§ TASK PROMPT:
Of the material below, only the lines from the line containing "def ln_foldable(self, x, ctx=None)" down to the line containing "qk, vt = pf.gemm_qkv(x.contiguous(), wqkv, 2" belong in the answer, written out exactly.

+ + +

class Attention(nn.Module):
    def __init__(self, dim, ctx_dim, heads, head_dim):
        super().__init__()
        if head_dim is None:
            head_dim = dim // heads
        inner = heads * head_dim
        self.heads = heads
        self.to_q = nn.Linear(dim, inner, bias=False)
        self.to_k = nn.Linear(ctx_dim, inner, bias=False)
        self.to_v = nn.Linear(ctx_dim, inner, bias=False)
        self.to_out = nn.ModuleList([nn.Linear(inner, dim)])

    @property
    def head_dim(self) -> int:
        return self.to_q.out_features // self.heads

    def _no_qkv_bias(self) -> bool:
        return self.to_q.bias is None and self.to_k.bias is None and self.to_v.bias is None

    def _wcat(self, which: str) -> torch.Tensor:
        ws = tuple(getattr(self, "to_" + c).weight for c in which)
        return pf.cached(self, "_gsw_w" + which, ws, lambda: torch.cat([w.detach() for w in ws], dim=0).contiguous())

    def _folded(self, which: str, norm: nn.LayerNorm):
        ws = tuple(getattr(self, "to_" + c).weight for c in which)
        return pf.cached(self, "_gsw_ln_" + which, ws + (norm.weight, norm.bias),
                         lambda: pf.fold_ln_weights(ws[0].detach() if len(ws) == 1 else torch.cat([w.detach() for w in ws], dim=0), None, norm.weight, norm.bias))

    def context_kv(self, src: torch.Tensor):
        store = getattr(src, "_gsw_kv", None)
        if store is None:
            store = {}
            src._gsw_kv = store
        ver = (src._version, self.to_k.weight._version, self.to_v.weight._version, self.to_k.weight.data_ptr(), self.to_v.weight.data_ptr())
        ent = store.get(id(self))
        if ent is None or ent[0] != ver:
            ent = (ver, _lin(src, self.to_k, out=None if ent is None else ent[1]), _lin_t(src, self.to_v, out=None if ent is None else ent[2]))
            store[id(self)] = ent
        return ent[1], ent[2]

    def forward_ln(self, x, stat, norm: nn.LayerNorm, ctx=None, resid=None, project: bool = True):
        n = x.shape[1]
        inner = self.to_q.out_features
        if ctx is None:
            qk = pf.gemm_ln(x, stat, *self._folded("qk", norm))
            vt = pf.gemm_ln(x, stat, *self._folded("v", norm), mode="trans", tokens=n)
            o = pf.attention(qk[..., :inner], qk[..., inner:], vt, self.heads)
        else:
            src, valid = _padded_ctx(ctx)
            fq = self._folded("q", norm)
            k_ctx, vt_ctx = self.context_kv(src)
            o = pf.attention(pf.gemm_ln(x, stat, *fq), k_ctx, vt_ctx, self.heads, valid_keys=valid)
        if not project:
            return o
        return _lin(o, self.to_out[0], resid, rowstats=True)

    def fused_sublayer(self, x, stat, norm: nn.LayerNorm, ctx, eps_next: Optional[float] = None, pre=None):
        blob, v, idx = xattn.context_operands(self, norm, ctx, x.dtype)
        if pre is not None:
            return xattn.fused(x, None, blob, v, idx, ctx.shape[0], self.heads, eps_out=eps_next, pre_o=pre[0], pre_w=xattn.out_projection_operand(pre[1], x.dtype),
                               pre_eps=norm.eps)
        return xattn.fused(x, stat, blob, v, idx, ctx.shape[0], self.heads, eps_out=eps_next)

    def cross_dup(self, x, ctx, *, stat=None, norm: Optional[nn.LayerNorm] = None):
        B = x.shape[0]
        src, valid = _padded_ctx(ctx)
        k_ctx, vt_ctx = self.context_kv(src)
        q = pf.gemm_ln(x, stat, *self._folded("q", norm)) if stat is not None else _lin(x, self.to_q)
        o = torch.empty((2 * B, x.shape[1], self.to_q.out_features), dtype=x.dtype, device=x.device)
        pf.attention(q, k_ctx[:B], vt_ctx[:B], self.heads, valid_keys=valid, out=o[:B])
        pf.attention(q, k_ctx[B:], vt_ctx[B:], self.heads, valid_keys=valid, out=o[B:])
        return o

    def ln_foldable(self, x, ctx=None) -> bool:
        n = x.shape[1]
        return (OWN_ATTENTION and FUSED_KERNELS and n % 8 == 0 and self._no_qkv_bias()
                and pf.attention_ok(x, self.heads, self.head_dim, n, n if ctx is None else _padded_keys(ctx)) and (ctx is None or CACHE_CONTEXT_KV)
                and _own_gemm_ok(x, self.to_q.in_features, self.to_q.out_features))

    def _qkv(self, x, src, cross: bool):
        n, inner = x.shape[1], self.to_q.out_features
        if cross and CACHE_CONTEXT_KV:
            k_ctx, vt_ctx = self.context_kv(src)
            return _lin(x, self.to_q), k_ctx, vt_ctx
        if (not cross and FUSED_QK and FUSED_QKV and self._no_qkv_bias() and (2 * inner) % 160 == 0 and n % 8 == 0
                and _own_gemm_ok(x, self.to_q.in_features, 3 * inner)):
            wqkv = self._wcat("qkv")
            if wqkv.dtype == x.dtype:
                qk, vt = pf.gemm_qkv(x.contiguous(), wqkv, 2 * inner)
                return qk[..., :inner], qk[..., inner:], vt
        vt = _lin_t(src, self.to_v)
        if not cross and FUSED_QK:
            wqk = self._wcat("qk")
            qk = pf.gemm(x.contiguous(), wqk, None) if _own_gemm_ok(x, wqk.shape[1], wqk.shape[0]) else F.linear(x, wqk)
            return qk[..., :inner], qk[..., inner:], vt
        return _lin(x, self.to_q), _lin(src, self.to_k), vt

    def forward(self, x, ctx=None, resid=None):
        b, n, _ = x.shape
        if OWN_ATTENTION and FUSED_KERNELS:
            src, valid = (x, n) if ctx is None else _padded_ctx(ctx)
            if pf.attention_ok(x, self.heads, self.head_dim, n, src.shape[1]):
                q, k, vt = self._qkv(x, src, ctx is not None)
                return _lin(pf.attention(q, k, vt, self.heads, valid_keys=valid), self.to_out[0], resid)
            if pf.half_gpu(x):
                _note_fallback(f"attention head_dim={self.head_dim} Sq={n} Sk={src.shape[1]}: torch SDPA")
        ctx = x if ctx is None else ctx
        q = _lin(x, self.to_q).view(b, n, self.heads, -1).transpose(1, 2)
        k = _lin(ctx, self.to_k).view(b, ctx.shape[1], self.heads, -1).transpose(1, 2)
        v = _lin(ctx, self.to_v).view(b, ctx.shape[1], self.heads, -1).transpose(1, 2)
        o = F.scaled_dot_product_attention(q, k, v)
        return _lin(o.transpose(1, 2).reshape(b, n, -1), self.to_out[0], resid)


class GEGLU(nn.Module):
    def __init__(self, dim, inner):
        super().__init__()
        self.proj = nn.Linear(dim, inner * 2)

    def forward(self, x):
        inner = self.proj.out_features // 2
        if _own_gemm_ok(x, self.proj.in_features, self.proj.out_features) and inner % 80 == 0:
            _wb(self.proj, x)
            c = pf.cached(self, "_gsw_geglu", (self.proj.weight, self.proj.bias), lambda: pf.pack_geglu_weight(self.proj.weight.detach(), self.proj.bias.detach()))
            return pf.gemm(x.contiguous(), c[0], c[1], mode="geglu")
        y = self.proj(x)
        if FUSED_KERNELS and y.is_cuda and y.is_contiguous() and (y.shape[-1] // 2) % 8 == 0:
            return codec.geglu(y)
        h, gate = y.chunk(2, dim=-1)
        return h * F.gelu(gate)


class FeedForward(nn.Module):
    def __init__(self, dim, mult=4):
        super().__init__()
        self.net = nn.ModuleList([GEGLU(dim, dim * mult), nn.Identity(), nn.Linear(dim * mult, dim)])

    def forward(self, x, resid=None, rowstats: bool = False):
        return _lin(self.net[0](x), self.net[2], resid, rowstats=rowstats)

    def _folded(self, norm: nn.LayerNorm):
        proj = self.net[0].proj
        return pf.cached(self, "_gsw_ln_ff1", (proj.weight, proj.bias, norm.weight, norm.bias),
                         lambda: pf.fold_ln_weights(proj.weight.detach(), proj.bias, norm.weight, norm.bias, geglu=True))

    def forward_ln(self, x, stat, norm: nn.LayerNorm, resid=None):
        return _lin(pf.gemm_ln(x, stat, *self._folded(norm), mode="geglu"), self.net[2], resid, rowstats=True)


def _fused_block_ok(like: torch.Tensor, channels: int) -> bool:
    return FUSED_KERNELS and pf.half_gpu(like) and channels % 8 == 0 and channels <= 1536


def _cached_kv_on() -> bool:
    return OWN_ATTENTION and FUSED_KERNELS and CACHE_CONTEXT_KV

+ + +

§ RESPONSE BOX:
    def ln_foldable(self, x, ctx=None) -> bool:
        n = x.shape[1]
        return (OWN_ATTENTION and FUSED_KERNELS and n % 8 == 0 and self._no_qkv_bias()
                and pf.attention_ok(x, self.heads, self.head_dim, n, n if ctx is None else _padded_keys(ctx)) and (ctx is None or CACHE_CONTEXT_KV)
                and _own_gemm_ok(x, self.to_q.in_features, self.to_q.out_features))

    def _qkv(self, x, src, cross: bool):
        n, inner = x.shape[1], self.to_q.out_features
        if cross and CACHE_CONTEXT_KV:
            k_ctx, vt_ctx = self.context_kv(src)
            return _lin(x, self.to_q), k_ctx, vt_ctx
        if (not cross and FUSED_QK and FUSED_QKV and self._no_qkv_bias() and (2 * inner) % 160 == 0 and n % 8 == 0
                and _own_gemm_ok(x, self.to_q.in_features, 3 * inner)):
            wqkv = self._wcat("qkv")
            if wqkv.dtype == x.dtype:
                qk, vt = pf.gemm_qkv(x.contiguous(), wqkv, 2 * inner)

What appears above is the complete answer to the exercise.